The officer said deploying pepper spray or using Taser were not safe options.

A 2019 report by the Independent Police Conduct Authority said the police were justified in shooting Toms but was critical of police command and control of the incident.

The two officers fired thinking they were the only police at the scene.

In fact there were six other patrol cars and seven other officers there, plus a police helicopter above.

The police convoy included a dog unit, which the IPCA says could have been used as a first option for disabling Toms.

In the hours before he died Joan Toms had called police asking for a welfare check on her son, who had bipolar disorder.

But when police arrived at the Toms’ family home Jerrim was not there and neither was his car and so the officer deleted the job from the police alert system.

That meant that when Constable A and Constable B confronted Toms on State Highway 1, they didn’t know about his mum’s emergency call or his mental health history.

The IPCA report said police accept it was “inappropriate” for the officer who did the welfare check on Toms to delete the job from the alert system after finding he was not home.

Toms was just weeks away from being a father for the first time.

Toms’ mental health records say marijuana use “destabilised his mental state typically by increasing his paranoia” and that “he also used methamphetamine on occasion”.

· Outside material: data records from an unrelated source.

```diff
+template <int KPT>
+__device__ __forceinline__ void bitonic_sort(unsigned long long* key, unsigned long long* key2, int np2, int tid) {
+  const unsigned sel = xor_sel_mask();
+  unsigned long long k[KPT];
+#pragma unroll
+  for (int r = 0; r < KPT; ++r) { const int i = tid + r * NMS_THREADS; k[r] = i < np2 ? key[i] : 0ull; }
+  auto cx = [](unsigned long long x, unsigned long long y, bool take_max) { return take_max == (x > y) ? x : y; };
+  int pb = 0;
+  for (int kk = 2; kk <= np2; kk <<= 1) {
+    int j = kk >> 1;
+    for (; j >= 64; j >>= 1) {
+      if (j >= NMS_THREADS) {
+        const int jr = j / NMS_THREADS;
+#pragma unroll
+        for (int r = 0; r < KPT; ++r) {
+          if ((r & jr) == 0 && (r | jr) < KPT) {
+            const int r2 = r | jr;
+            const bool desc = ((tid + r * NMS_THREADS) & kk) == 0;
+            const unsigned long long hi = k[r] > k[r2] ? k[r] : k[r2], lo = k[r] > k[r2] ? k[r2] : k[r];
+            k[r] = desc ? hi : lo; k[r2] = desc ? lo : hi;
+          }
+        }
+      } else {
+        unsigned long long* buf = pb ? key2 : key;
+#pragma unroll
+        for (int r = 0; r < KPT; ++r) buf[tid + r * NMS_THREADS] = k[r];
+        __syncthreads();
+        const bool low = (tid & j) == 0;
+#pragma unroll
+        for (int r = 0; r < KPT; ++r) {
+          const int i = tid + r * NMS_THREADS;
+          k[r] = cx(k[r], buf[i ^ j], low == ((i & kk) == 0));
+        }
+        pb ^= 1;
+      }
+    }
+#define YFV2_SORT_STEP(J)                                                                   \
+    if (J < kk) {                                                                           \
+      const bool low = (tid & J) == 0;                                                      \
+      _Pragma("unroll") for (int r = 0; r < KPT; ++r) {                                     \
+        const int i = tid + r * NMS_THREADS;                                                \
+        k[r] = cx(k[r], xor_lane64<J>(k[r], sel), low == ((i & kk) == 0));                 \
+      }                                                                                     \
+    }
+    YFV2_SORT_STEP(32) YFV2_SORT_STEP(16) YFV2_SORT_STEP(8) YFV2_SORT_STEP(4) YFV2_SORT_STEP(2) YFV2_SORT_STEP(1)
+#undef YFV2_SORT_STEP
+  }
+  __syncthreads();
+#pragma unroll
+  for (int r = 0; r < KPT; ++r) { const int i = tid + r * NMS_THREADS; if (i < np2) key[i] = k[r]; }
+  __syncthreads();
+}
+
 #define NMS_STAMP(i) do { if (a.trace && blockIdx.x == 0 && threadIdx.x == 0) a.trace[i] = (long long)__builtin_readcyclecounter(); } while (0)
 template <int SRC, int KPT = 2>
 __global__ __launch_bounds__(NMS_THREADS) void nms_kernel(NmsArgs a, DecodeArgs dec) {
@@ -259,24 +357,23 @@
   const float ct = a.conf_thres;
   NMS_STAMP(0);
   if constexpr (SRC == 2) {
-    constexpr int CPP = NMS_THREADS / 4;
+    constexpr int WC = 16;
     const int hw0 = dec.fh[0] * dec.fw[0], hw1 = dec.fh[1] * dec.fw[1];
-    const int np0 = (hw0 + CPP - 1) / CPP, np = np0 + (hw1 + CPP - 1) / CPP;
-    const int part = tid & 3;
-    auto obj_of = [&](int ps, float (&o)[3]) {
-      const int sc = ps < np0 ? 0 : 1, hw = sc ? hw1 : hw0;
-      const int cell = (ps - (sc ? np0 : 0)) * CPP + (tid >> 2);
-      const int cc = cell < hw ? cell : hw - 1;
-#pragma unroll
-      for (int an = 0; an < 3; ++an) o[an] = ps < np ? dec.obj[sc][((size_t)b * 3 + an) * hw + cc] : 0.f;
+    const int nw0 = (hw0 + WC - 1) / WC, nw = nw0 + (hw1 + WC - 1) / WC;
+    const int wv = __builtin_amdgcn_readfirstlane(tid >> 6);
+    const int part = tid & 3, an = part < 3 ? part : 0;
+    auto obj_of = [&](int w) -> float {
+      if (w >= nw) return 0.f;
+      const int sc = w >= nw0 ? 1 : 0, hw = sc ? hw1 : hw0;
+      const int cell = (w - (sc ? nw0 : 0)) * WC + ((tid & 63) >> 2);
+      return dec.obj[sc][((size_t)b * 3 + an) * hw + (cell < hw ? cell : hw - 1)];
     };
-    float ocur[3], onxt[3];
-    obj_of(0, ocur);
-    for (int ps = 0; ps < np; ++ps) {
-      obj_of(ps + 1, onxt);
-      const int sc = ps < np0 ? 0 : 1, hw = sc ? hw1 : hw0;
+    float ocur = obj_of(wv);
+    for (int w = wv; w < nw; w += NMS_NQ) {
+      const float onxt = obj_of(w + NMS_NQ);
+      const int sc = w >= nw0 ? 1 : 0, hw = sc ? hw1 : hw0;
       const int row_base = sc ? 3 * hw0 : 0;
-      const int cell = (ps - (sc ? np0 : 0)) * CPP + (tid >> 2);
+      const int cell = (w - (sc ? nw0 : 0)) * WC + ((tid & 63) >> 2);
       const bool ok = cell < hw;
       f32x4 r0, r1;
       yfv2_compact_row<true>(dec, b, sc, ok ? cell : hw - 1, part, r0, r1, ocur, ct);
@@ -285,8 +382,7 @@
         *reinterpret_cast<f32x4*>(d) = r0;
         *reinterpret_cast<f32x4*>(d + 4) = r1;
       }
-#pragma unroll
-      for (int an = 0; an < 3; ++an) ocur[an] = onxt[an];
+      ocur = onxt;
     }
     __syncthreads();
   }
@@ -368,83 +464,8 @@
   while (np2 < n) np2 <<= 1;
   for (int i = n + tid; i < np2; i += NMS_THREADS) key[i] = 0ull;
   __syncthreads();
-  if constexpr (KPT == 2) {
-    static_assert(NMS_CAP == 2 * NMS_THREADS, "two keys per thread");
-    const int i0 = tid, i1 = tid + NMS_THREADS;
-    unsigned long long k0 = i0 < np2 ? key[i0] : 0ull, k1 = i1 < np2 ? key[i1] : 0ull;
-    auto cx = [](unsigned long long x, unsigned long long y, bool take_max) { return take_max == (x > y) ? x : y; };
-    int pb = 0;
-    for (int k = 2; k <= np2; k <<= 1) {
-      for (int j = k >> 1; j > 0; j >>= 1) {
-        const bool d0 = (i0 & k) == 0, d1 = (i1 & k) == 0;
-        if (j >= NMS_THREADS) {
-          const unsigned long long hi = k0 > k1 ? k0 : k1, lo = k0 > k1 ? k1 : k0;
-          k0 = d0 ? hi : lo; k1 = d0 ? lo : hi;
-        } else if (j >= 64) {
-          unsigned long long* buf = pb ? key2 : key;
-          buf[i0] = k0; buf[i1] = k1;
-          __syncthreads();
-          const unsigned long long y0 = buf[i0 ^ j], y1 = buf[i1 ^ j];
-          const bool low = (i0 & j) == 0;
-          k0 = cx(k0, y0, low == d0); k1 = cx(k1, y1, low == d1);
-          pb ^= 1;
-        } else {
-          const unsigned long long y0 = __shfl_xor(k0, j), y1 = __shfl_xor(k1, j);
-          const bool low = (i0 & j) == 0;
-          k0 = cx(k0, y0, low == d0); k1 = cx(k1, y1, low == d1);
-        }
-      }
-    }
-    __syncthreads();
-    if (i0 < np2) key[i0] = k0;
-    if (i1 < np2) key[i1] = k1;
-    __syncthreads();
-  } else {
-    unsigned long long k[KPT];
-#pragma unroll
-    for (int r = 0; r < KPT; ++r) { const int i = tid + r * NMS_THREADS; k[r] = i < np2 ? key[i] : 0ull; }
-    auto cx = [](unsigned long long x, unsigned long long y, bool take_max) { return take_max == (x > y) ? x : y; };
-    int pb = 0;
-    for (int kk = 2; kk <= np2; kk <<= 1) {
-      for (int j = kk >> 1; j > 0; j >>= 1) {
-        if (j >= NMS_THREADS) {
-          const int jr = j / NMS_THREADS;
-#pragma unroll
-          for (int r = 0; r < KPT; ++r) {
-            if ((r & jr) == 0) {
-              const int r2 = r | jr;
-              const bool desc = ((tid + r * NMS_THREADS) & kk) == 0;
-              const unsigned long long hi = k[r] > k[r2] ? k[r] : k[r2], lo = k[r] > k[r2] ? k[r2] : k[r];
-              k[r] = desc ? hi : lo; k[r2] = desc ? lo : hi;
-            }
-          }
-        } else if (j >= 64) {
-          unsigned long long* buf = pb ? key2 : key;
-#pragma unroll
-          for (int r = 0; r < KPT; ++r) buf[tid + r * NMS_THREADS] = k[r];
-          __syncthreads();
-          const bool low = (tid & j) == 0;
-#pragma unroll
-          for (int r = 0; r < KPT; ++r) {
-            const int i = tid + r * NMS_THREADS;
-            k[r] = cx(k[r], buf[i ^ j], low == ((i & kk) == 0));
-          }
-          pb ^= 1;
-        } else {
-          const bool low = (tid & j) == 0;
-#pragma unroll
-          for (int r = 0; r < KPT; ++r) {
-            const int i = tid + r * NMS_THREADS;
-            k[r] = cx(k[r], __shfl_xor(k[r], j), low == ((i & kk) == 0));
-          }
-        }
-      }
-    }
-    __syncthreads();
-#pragma unroll
-    for (int r = 0; r < KPT; ++r) { const int i = tid + r * NMS_THREADS; if (i < np2) key[i] = k[r]; }
-    __syncthreads();
-  }
+  if (np2 <= NMS_THREADS) bitonic_sort<1>(key, key2, np2, tid);
+  else bitonic_sort<KPT>(key, key2, np2, tid);
 
   NMS_STAMP(3);
   for (int i = tid; i < n; i += NMS_THREADS) {
```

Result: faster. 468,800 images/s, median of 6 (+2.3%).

Toxicology tests found small traces of meth, cannabis and alcohol in Toms’ blood after he was shot.

Police asked a forensic pathologist what effect the meth had but he said it was “not possible to correlate a post-mortem blood level of methamphetamine with a specific behaviour”.

While Toms turned and ran after being hit twice in the front he may well have died even if the officers had stopped firing when he turned and ran.

Autopsy results showed the two chest wounds were both fatal shots in their own right. A back wound – one of the eight bullets fired as he ran away pierced his right, lower right back – was serious but classed as “potentially non-fatal”.

The inquest is set to continue for the rest of the week.